These lawless and trackless valleys of the shadow of death are an endlessly confusing, crumpled terrain and you must stick to the one atrocious track, where travellers would be a sitting duck for ambush. In only one place there did we find water, and, near it, a Tigrean camel-driver with no camels. He and his train had been ambushed the previous year, kidnapped, and marched across the Depression to the low mountains of Eritrea. Without their camels and almost dead from heat and thirst, they eventually wandered back, lucky to be alive.
Now is the season when tens of thousands of camels and their Tigrean drivers will be making their way down for, and back up with, blocks of salt, often travelling at night, and fearful themselves of attack. The camels drink only twice on their journey, walking often at night. There is no fodder down in the Danakil. None at all.
They set out with mountains of straw piled high on their backs, which they deposit at the small villages they pass on the way down. Villagers keep them safe on their roofs for the camels’ return journey. Their drivers bring only dry bread, sugar and tea.

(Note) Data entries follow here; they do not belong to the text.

struct VSmem {
  WvSvdShared svd;
  double sv[9];
  double lo_models[90];
  double cur_model[9];
  double bcast[16];
  int ibcast[8];
// ... 2039 lines not shown
  for (int k = 0; k < 9; ++k) M[k] = has_model ? gm[k] : 0.0;
  int lb = 0, sure_out = n + 1;
  if (in_lds) {
    double mx[4];
    stage_points_with_maxima(gpts, n, true, spts, lane, mx);
    if (has_model) {
      const PreBounds b = prescore_bounds<FAM>(M, mx, T);
      sure_out = 0;
#pragma unroll 4
      for (int i = 0; i < n; ++i) prescore_point<FAM>(M, b, spts + (size_t)i * 4, lb, sure_out);
    }
  } else {
    double mx[4];
    stage_points_with_maxima(gpts, n, false, nullptr, lane, mx);
    if (has_model) {
      const PreBounds b = prescore_bounds<FAM>(M, mx, T);
      sure_out = 0;
#pragma unroll 4
      for (int i = 0; i < n; ++i) prescore_point<FAM>(M, b, gpts + (size_t)i * 4, lb, sure_out);
    }
  }
  if (has_slot) {
    p.counts[((size_t)pl * p.batch + t) * F::MAXM + m] = n - sure_out;
    reinterpret_cast<int32_t*>(p.sums + ((size_t)pl * p.batch + t) * F::MAXM + m)[0] = lb;
  }
}

typedef float dsm_f32x2 __attribute__((ext_vector_type(2)));
DSM_DEV dsm_f32x2 pk_fma(dsm_f32x2 a, dsm_f32x2 b, dsm_f32x2 c) { return __builtin_elementwise_fma(a, b, c); }
DSM_DEV dsm_f32x2 pk2(float x) {
  dsm_f32x2 v = {x, x};
  return v;
}
#define PRESCORE_LIST_CAP 24
__global__ __launch_bounds__(64, 6) void k_prescore_h2(const VerifyParams p) {
  extern __shared__ __attribute__((aligned(16))) unsigned char smem_raw[];
  float* s32 = reinterpret_cast<float*>(smem_raw);
  const uint32_t pl = blockIdx.x;
  const uint32_t pi = p.pair0 + pl;
  const FamState* fs = p.fam_state + (size_t)pi * 3 + FAM_H;
  if (!fs->active) return;
  const int lane = threadIdx.x;
  const int nb = (int)fs->nb;
  const int t = blockIdx.y * 64 + lane;
  if ((int)(blockIdx.y * 64) >= nb) return;
  const uint64_t moff = p.match_off[pi];
  const int n = (int)(p.match_off[pi + 1] - moff);
  const double* gpts = p.pts_px + 4 * moff;
  const bool in_lds = n <= VP_LDS_PTS;
  const double T = p.opt.max_error * p.opt.max_error;
  const bool has_slot = t < nb;
  const bool has_model = has_slot && 0 < p.nmodels[(size_t)pl * p.batch + (has_slot ? t : 0)];
  const double* gm = p.models + ((size_t)pl * p.batch + (has_slot ? t : 0)) * 9;
  double M[9];
  for (int k = 0; k < 9; ++k) M[k] = has_model ? gm[k] : 0.0;
  int lb = 0, sure_out = n + 1;
  double mx[4];
  stage_points_with_maxima(gpts, n, false, nullptr, lane, mx);
  if (!in_lds) {
    if (has_model) {
      const PreBounds b = prescore_bounds<FAM_H>(M, mx, T);
      sure_out = 0;
#pragma unroll 4
      for (int i = 0; i < n; ++i) prescore_point<FAM_H>(M, b, gpts + (size_t)i * 4, lb, sure_out);
    }
  } else {
    const int npair = (n + 1) / 2;
    uint16_t* lst = reinterpret_cast<uint16_t*>(s32 + (size_t)8 * npair);
    for (int j = lane; j < npair; j += 64) {
      const int ia = 2 * j, ib = 2 * j + 1 < n ? 2 * j + 1 : 2 * j;
      float4 lo, hi;
      lo.x = (float)gpts[ia * 4 + 0];
      lo.y = (float)gpts[ib * 4 + 0];
      lo.z = (float)gpts[ia * 4 + 1];
      lo.w = (float)gpts[ib * 4 + 1];
      hi.x = (float)gpts[ia * 4 + 2];
      hi.y = (float)gpts[ib * 4 + 2];
      hi.z = (float)gpts[ia * 4 + 3];
      hi.w = (float)gpts[ib * 4 + 3];
      reinterpret_cast<float4*>(s32)[2 * j] = lo;
      reinterpret_cast<float4*>(s32)[2 * j + 1] = hi;
    }
// ... 55 lines not shown
    }
    const bool overflow = cnt > PRESCORE_LIST_CAP;
    if (overflow) {
      lb = 0;
      sure_out = 0;
      for (int i = 0; i < n; ++i) prescore_point<FAM_H>(M, b, gpts + (size_t)i * 4, lb, sure_out);
      cnt = 0;
    }
    int maxc = cnt;
#pragma unroll
    for (int o = 32; o > 0; o >>= 1) maxc = max(maxc, __shfl_xor(maxc, o));
    for (int k0 = 0; k0 < maxc; k0 += 4) {
      double q[4][4];
      bool on[4];
#pragma unroll
      for (int u = 0; u < 4; ++u) {
        on[u] = k0 + u < cnt;
        const double* src = gpts + (size_t)(on[u] ? lst[(k0 + u) * 64 + lane] : 0) * 4;
#pragma unroll
        for (int c = 0; c < 4; ++c) q[u][c] = src[c];
      }
#pragma unroll
      for (int u = 0; u < 4; ++u) {
        bool in, out;
        prescore_flags<FAM_H>(M, b, q[u], in, out);
        lb += (on[u] && in) ? 1 : 0;
        sure_out += (on[u] && out) ? 1 : 0;
      }
    }
  }
  if (has_slot) {
    p.counts[(size_t)pl * p.batch + t] = n - sure_out;
    reinterpret_cast<int32_t*>(p.sums + (size_t)pl * p.batch + t)[0] = lb;
  }
}

#ifdef DSM_CHECK_BUILD
#define PRESCORE_CU_MFMA 0x1p-50
typedef double dsm_f64x4 __attribute__((ext_vector_type(4)));
__global__ __launch_bounds__(64, 4) void k_prescore_h_mfma(const VerifyParams p) {
  extern __shared__ __attribute__((aligned(16))) unsigned char smem_raw[];
  double* spts = reinterpret_cast<double*>(smem_raw);
  const uint32_t pl = blockIdx.x;
  const uint32_t pi = p.pair0 + pl;
  const FamState* fs = p.fam_state + (size_t)pi * 3 + FAM_H;
  if (!fs->active) return;
  const int lane = threadIdx.x;
  const int nb = (int)fs->nb;
  const int t0 = (int)blockIdx.y * 64;
  if (t0 >= nb) return;
  const uint64_t moff = p.match_off[pi];
  const int n = (int)(p.match_off[pi + 1] - moff);
  const double* gpts = p.pts_px + 4 * moff;
  const bool in_lds = n <= VP_LDS_PTS;
  const double T = p.opt.max_error * p.opt.max_error;
  const int32_t* nmod = p.nmodels + (size_t)pl * p.batch;
  const double* gmod = p.models + (size_t)pl * p.batch * 9;
  int32_t* counts = p.counts + (size_t)pl * p.batch;
  double* sums = p.sums + (size_t)pl * p.batch;
  const int t = t0 + lane;
  const bool has_slot = t < nb;
  const bool has_model = has_slot && nmod[has_slot ? t : 0] > 0;
  double M[9];
  for (int k = 0; k < 9; ++k) M[k] = has_model ? gmod[(size_t)t * 9 + k] : 0.0;
  double mx[4];
  stage_points_with_maxima(gpts, n, in_lds, spts, lane, mx);
// ... 101 lines not shown
    const int nb = (int)fs->nb;
    const uint64_t moff = p.match_off[pi];
    const int n = (int)(p.match_off[pi + 1] - moff);
    const double* gpts = (FAM == FAM_E ? p.pts_norm : p.pts_px) + 4 * moff;
    const bool in_lds = n <= VP_LDS_PTS;
    uint16_t* list = reinterpret_cast<uint16_t*>(spts + (size_t)(in_lds ? n : 0) * 4);
    __syncthreads();
    if (in_lds) (void)stage_points_batched<true, false>(gpts, 4 * n, spts, lane);
    int32_t* counts = p.counts + (size_t)pl * p.batch * F::MAXM;
    double* sums = p.sums + (size_t)pl * p.batch * F::MAXM;
    const int32_t* nmod = p.nmodels + (size_t)pl * p.batch;
    const int n_slots = nb * F::MAXM;
    int carry = (int)fs->rep.num_inliers;
    int n_list = 0;
    for (int base = 0; base < n_slots; base += 64) {
      const int slot = base + lane;
      const bool in_range = slot < n_slots;
      int ub = in_range ? counts[slot] : -1;
      if (F::MAXM > 1 && in_range && (slot % F::MAXM) >= nmod[slot / F::MAXM]) ub = -1;
      const int lb = (in_range && ub >= 0) ? reinterpret_cast<const int32_t*>(sums + slot)[0] : 0;
      int incl = lb;
#pragma unroll
      for (int o = 1; o < 64; o <<= 1) {
        const int v = __shfl_up(incl, o);
        if (lane >= o) incl = max(incl, v);
      }
      int excl = __shfl_up(incl, 1);
      if (lane == 0) excl = 0;
      const int before = max(carry, excl);
      const bool skippable = ub >= 0 && ub < before;
      const bool check = (p.score_prefilter & 4) != 0;
      if (check && skippable) atomicAdd(p.active_count + 15, 1u);
      const bool needed = ub >= 0 && (ub >= before || check);
      const unsigned long long mask = __ballot(needed);
      if (needed) list[n_list + __popcll(mask & ((1ull << lane) - 1ull))] = (uint16_t)slot;
      if (in_range && ub >= 0 && !needed) {
        counts[slot] = 0;
        sums[slot] = 0.0;
      }
      n_list += __popcll(mask);
      carry = max(carry, __shfl(incl, 63));
    }
    __syncthreads();
    double max_residual = p.opt.max_error * p.opt.max_error;
    if (FAM == FAM_E) {
      const double max_error = (image_to_world_threshold(p.cams[p.pairs[2 * pi]], p.opt.max_error) +
                                image_to_world_threshold(p.cams[p.pairs[2 * pi + 1]], p.opt.max_error)) / 2;
      max_residual = max_error * max_error;
    }
    int done = 0;
    for (; n_list - done >= 48; done += 64) {
      if (done + lane < n_list) {
        const int slot = list[done + lane];
        const double* gm = p.models + (size_t)pl * p.batch * F::MAXM * 9 + (size_t)slot * 9;
        double M[9];
        for (int k = 0; k < 9; ++k) M[k] = gm[k];
        int cnt;
        double sum;
        exact_support<FAM>(M, n, in_lds, spts, gpts, max_residual, cnt, sum);
        if (p.score_prefilter & 4) {
          const int ub = counts[slot], lb = reinterpret_cast<const int32_t*>(sums + slot)[0];
          if (cnt < lb || cnt > ub) atomicAdd(p.active_count + 14, 1u);
        }
        counts[slot] = cnt;
        sums[slot] = sum;
      }
    }
    for (int base = done; base < n_list; base += 16) {
      const int e = base + (lane >> 2);
      const bool on = e < n_list;
      const int slot = list[on ? e : base];
      const double* gm = p.models + (size_t)pl * p.batch * F::MAXM * 9 + (size_t)slot * 9;
      double M[9];
      for (int k = 0; k < 9; ++k) M[k] = gm[k];
      int cnt;
      double sum;
      exact_support_quad<FAM>(M, n, in_lds, spts, gpts, max_residual, lane, cnt, sum);
      if (on && (lane & 3) == 0) {
        if (p.score_prefilter & 4) {
          const int ub = counts[slot], lb = reinterpret_cast<const int32_t*>(sums + slot)[0];
          if (cnt < lb || cnt > ub) atomicAdd(p.active_count + 14, 1u);
        }
        counts[slot] = cnt;
        sums[slot] = sum;
      }
    }
  }
}
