#ifndef GCCB_EMU
// ... 195 lines not shown
  __nv_bfloat16* tB = (__nv_bfloat16*)(a.ws + a.bl.tB);
  float* coef1 = (float*)(a.ws + a.bl.coef1);
  float* splitk = (float*)(a.ws + a.bl.splitk);
  const float* P = a.params;
  float* G = a.grads;
  const int DW = a.bl.DW, capP = a.bl.cap_pad;
  const int tiles = (cap + GCCB_TILE_ROWS - 1) / GCCB_TILE_ROWS;
  const int grid = tiles < 592 ? tiles : 592;
  const uint32_t keep = (uint32_t)fmin((1.0 - (double)d.drop_p) * 4294967296.0, 4294967295.0);
  StreamKit* kit = stream_kit((cudaStream_t)a.stream, 1);
  cudaStream_t main_s = (cudaStream_t)a.stream;
  cudaStream_t side = kit->side[0];
  cudaEvent_t* ev_main = kit->ev;
  cudaEvent_t* ev_side = kit->ev + 8;
  cudaEvent_t ev_head = kit->ev[16], ev_join = kit->ev[17];
  cudaMemsetAsync(red, 0, (size_t)(d.L - 1) * 3 * 2 * H * sizeof(double), main_s);
  auto kpb = gin_pool_predict_bwd_kernel<H>;
  GCCB_LAUNCH(kpb, (B + GCCB_GPB - 1) / GCCB_GPB, 256, 0, a.stream, d, node_off_v, B, P, a.lay, (const float*)(a.acts + a.al.score),
              a.dfeat, a.drop_key, a.drop_step, a.drop_base, keep, DW, dS, dpool);
  cudaEventRecord(ev_head, main_s);
  cudaStreamWaitEvent(side, ev_head, 0);
  {
    int maxout = H * (d.din > H ? d.din : H) + H;
    dim3 gr((maxout + 255) / 256, d.L);
    GCCB_LAUNCH(gin_pred_wgrad_kernel, gr, 256, 0, side, d, B, a.lay, (const float*)dS,
                (const float*)(a.acts + a.al.pooled), a.al.PW, G);
  }
  for (int l = d.L - 2; l >= 0; --l) {
    float* g1 = (float*)(a.ws + a.bl.g1[l & 1]);
    float* dz2 = (float*)(a.ws + a.bl.dz2[l & 1]);
    const int j = l + 1;
    const float* z1 = (const float*)(a.acts + a.al.z1[l]);
    const float* z2 = (const float*)(a.acts + a.al.z2[l]);
    const float* a_l = (const float*)(a.acts + a.al.a[l]);
    const double* s1 = stats + (size_t)(l * 3 + 0) * 2 * H;
    const double* sa = stats + (size_t)(l * 3 + 1) * 2 * H;
    const double* sb = stats + (size_t)(l * 3 + 2) * 2 * H;
    double* r1 = red + (size_t)(l * 3 + 0) * 2 * H;
    double* rA = red + (size_t)(l * 3 + 1) * 2 * H;
    double* rB = red + (size_t)(l * 3 + 2) * 2 * H;
    const int KW = gin_kw(d, l), inf = gin_in_features(d, l);
    const __nv_bfloat16* w1b = (const __nv_bfloat16*)(a.acts + a.al.w16[l]);
    const __nv_bfloat16* w1t = w1b + (size_t)H * KW + (size_t)H * H;
    const __nv_bfloat16* w2t = w1t + (size_t)KW * H;
    float* c1 = coef1 + (size_t)l * 2 * H;
    auto kdh = gin_bwd_dh_kernel<H>;
    GCCB_LAUNCH(kdh, (tiles < 1184 ? tiles : 1184), 256, 0, a.stream, node_off_v, B, indptr, indices, graph_id,
                (const float*)(dpool + (size_t)j * B * DW), DW, (const float*)da, j < d.L - 1 ? 1 : 0, dh);
    auto kred = gin_bwd_reduce_kernel<H>;
    GCCB_LAUNCH(kred, grid, 256, 0, a.stream, 0, node_off_v, B, z2, (const float*)dh, sa, P + a.lay.bna_w[l],
                P + a.lay.bna_b[l], sb, P + a.lay.bnb_w[l], P + a.lay.bnb_b[l], d.bn_eps, (const double*)rB, rB);
    GCCB_LAUNCH(kred, grid, 256, 0, a.stream, 1, node_off_v, B, z2, (const float*)dh, sa, P + a.lay.bna_w[l],
                P + a.lay.bna_b[l], sb, P + a.lay.bnb_w[l], P + a.lay.bnb_b[l], d.bn_eps, (const double*)rB, rA);
    if (l + 2 <= d.L - 2) cudaStreamWaitEvent(main_s, ev_side[l + 2], 0);
    auto kz2 = gin_bwd_dz2_kernel<H>;
    GCCB_LAUNCH(kz2, grid, 256, 0, a.stream, node_off_v, B, z2, (const float*)dh, s1, P + a.lay.bn1_w[l],
                P + a.lay.bn1_b[l], sa, P + a.lay.bna_w[l], P + a.lay.bna_b[l], sb, P + a.lay.bnb_w[l],
                P + a.lay.bnb_b[l], d.bn_eps, (const double*)rB, (const double*)rA, dz2, dz16, c1);
    int rc = tc::gemm_bf16(dz16, w2t, cap, H, H, n_dev, nullptr, 1.0f, g1, nullptr, H, nullptr, 1, nullptr, main_s);
    if (rc) return rc;
    auto kg1 = gin_bwd_g1_kernel<H>;
    GCCB_LAUNCH(kg1, grid, 256, 0, a.stream, node_off_v, B, z1, g1, s1, P + a.lay.bn1_w[l], P + a.lay.bn1_b[l],
                d.bn_eps, r1);
    auto kz1 = gin_bwd_dz1_kernel<H>;
    GCCB_LAUNCH(kz1, grid, 256, 0, a.stream, node_off_v, B, z1, g1, s1, P + a.lay.bn1_w[l], P + a.lay.bn1_b[l],
                d.bn_eps, (const double*)r1, dz16);
    rc = tc::gemm_bf16(dz16, w1t, cap, KW, H, n_dev, nullptr, 1.0f, da, nullptr, KW, nullptr, 1, nullptr, main_s);
    if (rc) return rc;
    cudaEventRecord(ev_main[l], main_s);
    cudaStreamWaitEvent(side, ev_main[l], 0);
    rc = tc::cast_bf16(dz2, cap, H, H, tA, capP, H, 1, n_dev, side);
    if (!rc) rc = tc::cast_bf16(z1, cap, H, H, tB, capP, H, 1, n_dev, side, c1, c1 + H, 1);
    if (!rc) rc = tc::gemm_bf16(tA, tB, H, H, capP, nullptr, nullptr, 1.0f, G + a.lay.w2[l], nullptr, H, nullptr,
                                a.bl.splits, splitk, side, 1.0f, H);
    if (!rc) rc = tc::cast_bf16(g1, cap, H, H, tA, capP, H, 1, n_dev, side);
    if (!rc) rc = tc::cast_bf16(a_l, cap, KW, KW, tB, capP, KW, 1, n_dev, side);
    if (!rc) rc = tc::gemm_bf16(tA, tB, H, KW, capP, nullptr, nullptr, 1.0f, G + a.lay.w1[l], nullptr, inf, nullptr,
                                a.bl.splits, splitk, side, 1.0f, inf);
    if (rc) return rc;
    GCCB_LAUNCH(gin_bn_grads_kernel, (H + 127) / 128, 128, 0, side, H, (const double*)rB,
                G + a.lay.bnb_w[l], G + a.lay.bnb_b[l]);
    GCCB_LAUNCH(gin_bn_grads_kernel, (H + 127) / 128, 128, 0, side, H, (const double*)rA,
                G + a.lay.bna_w[l], G + a.lay.bna_b[l]);
    GCCB_LAUNCH(gin_bn_grads_kernel, (H + 127) / 128, 128, 0, side, H, (const double*)r1,
                G + a.lay.bn1_w[l], G + a.lay.bn1_b[l]);
    cudaEventRecord(ev_side[l], side);
  }
  auto kdh0 = gin_bwd_dh_kernel<GCCB_DINP>;
  GCCB_LAUNCH(kdh0, (tiles < 1184 ? tiles : 1184), 256, 0, a.stream, node_off_v, B, indptr, indices, graph_id, (const float*)dpool, DW,
              (const float*)da, 1, dh);
  {
    size_t sm = (size_t)(d.maxdeg + 1) * d.D * sizeof(float);
    auto k = gin_bwd_emb_kernel;
    gccb::ensure_dyn_smem(k, sm);
    GCCB_LAUNCH(k, 64, 256, sm, a.stream, d, node_off_v, B, sub_deg, (const float*)dh, G + a.lay.emb);
  }
  cudaEventRecord(ev_join, side);
  cudaStreamWaitEvent(main_s, ev_join, 0);
  return check_launch("gccb_gin_backward (tensor cores)");
}
#endif

}
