# MingXiangL/SPE

Hardware: AMD Instinct MI355X
Metric: images/sec (whole node) at 3x800x1333 bs=2/GPU (higher is better)
Workload: dtype bf16/fp16 operands, fp32 accumulate; 1 GPU; TSCAM_cait_S24 (C=384, depth 24, 8 heads) + 0-layer encoder + 6-layer conditional-DETR decoder x2 stages, 100 queries, COCO heads (91), 2x3x800x1333 per GPU (N=4150 tokens), fwd + SetCriterion + SetCriterionRefine + bwd + grad all-reduce + clip + AdamW; global_batch=2, parallelism=dp1

## Files before the change

### include/spe_hip.h

```cpp
#ifndef SPE_HIP_H
#define SPE_HIP_H
#include <stddef.h>
#include <stdint.h>

#ifdef __cplusplus
extern "C" {
#endif

typedef struct ihipStream_t* spe_stream_t;

int spe_abi_version(void);

int spe_set_reduce_workspace(void* ws, size_t bytes, spe_stream_t stream);
int spe_reduce_defer_ranges(const void* const* ptrs, const size_t* bytes, int n);
int spe_reduce_defer_arena(void* arena, size_t bytes);
int spe_reduce_flush(spe_stream_t stream);
int spe_reduce_pending(void);

int spe_gemm_f32(const float* A, const float* B, float* C, const float* bias, float* C2,
                 int M, int N, int K, long lda, long ldb, long ldc, int transA, int transB,
                 int batch0, int batch1, long sA0, long sA1, long sB0, long sB1, long sC0, long sC1,
                 float alpha, int act, int splitk, int precision, spe_stream_t stream);

int spe_gemm_ex(const void* A, int a_bf16, const float* B, float* C, const float* bias, float* C2,
                int M, int N, int K, long lda, long ldb, long ldc, int transA, int transB,
                int batch0, int batch1, long sA0, long sA1, long sB0, long sB1, long sC0, long sC1,
                float alpha, int act, int splitk, int precision, spe_stream_t stream);

int spe_gemm_tile(int M, int N, int nbatch);
int spe_gemm_f32_plan(int M, int N, int K, long lda, long ldb, long ldc, int transA, int transB, int batch0, int batch1,
                      long sA0, long sA1, long sB0, long sB1, long sC0, long sC1, int splitk, int precision, int a_bf16,
                      int epilogue, int a_mod16, int b_mod16, long* v);

int spe_layernorm_fwd(const float* x, const float* gamma, const float* beta, float* y, float* mean,
                      float* rstd, long R, int C, float eps, void* y16, void* y16lo, spe_stream_t stream);
int spe_layernorm_fwd_h(const float* x, const float* gamma, const float* beta, float* y, float* mean,
                        float* rstd, long R, int C, float eps, void* y16, void* yh16, spe_stream_t stream);
int spe_layernorm_bwd(const float* dy, const float* x, const float* gamma, const float* mean,
                      const float* rstd, float* dx, float* dgamma, float* dbeta, long R, int C,
                      const float* add, spe_stream_t stream);
int spe_layernorm_bwd_ls(const float* dy, const float* x, const float* gamma, const float* mean, const float* rstd, float* dx,
                         float* dgamma, float* dbeta, long R, int C, const float* add, const float* ls_y, const float* ls_gamma,
                         void* ls_dy16, float* ls_db, float* ls_dg, spe_stream_t stream);
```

The journey is, by common consent in Ethiopia, one of the toughest trials a man can face.
At its lowest point, 500ft below sea level, is an inferno of a place, one of the hottest and most inhospitable on Earth, where temperatures reach 50C.
A range of volcanoes, some extinct, some still spitting simmering orange lava, lines the basin. A salt lake shimmers and stinks in the burning sun, its centre a dead, black sea, its margins a great, unbroken rim of solid salt crust.
The mysterious lake smells of sulphur when the wind blows across its bubbling vents. And of gas, salt and superheated steam.
With not a blade of grass in sight, and all around a desert of black rocks, the Danakil is a kind of inferno.
One dead bird, turned to leather by the salt, was the only animal or vegetable thing we found in those low hills above the lake. There is not a blade of grass in sight. All the rest is mineral: a dead landscape, alive only with unnatural colour.
How the Afar people manage to live in this place, and why they choose to, puzzles the rest of Ethiopia as much as it does visitors.
Any highwaymen will not be local Afar villagers, who depend upon the traffic of camels and men and look after them. They will almost certainly be wandering bands of bandits-cum-guerillas and will seize adventitiously rather than in any premeditated way, for tourists are very few.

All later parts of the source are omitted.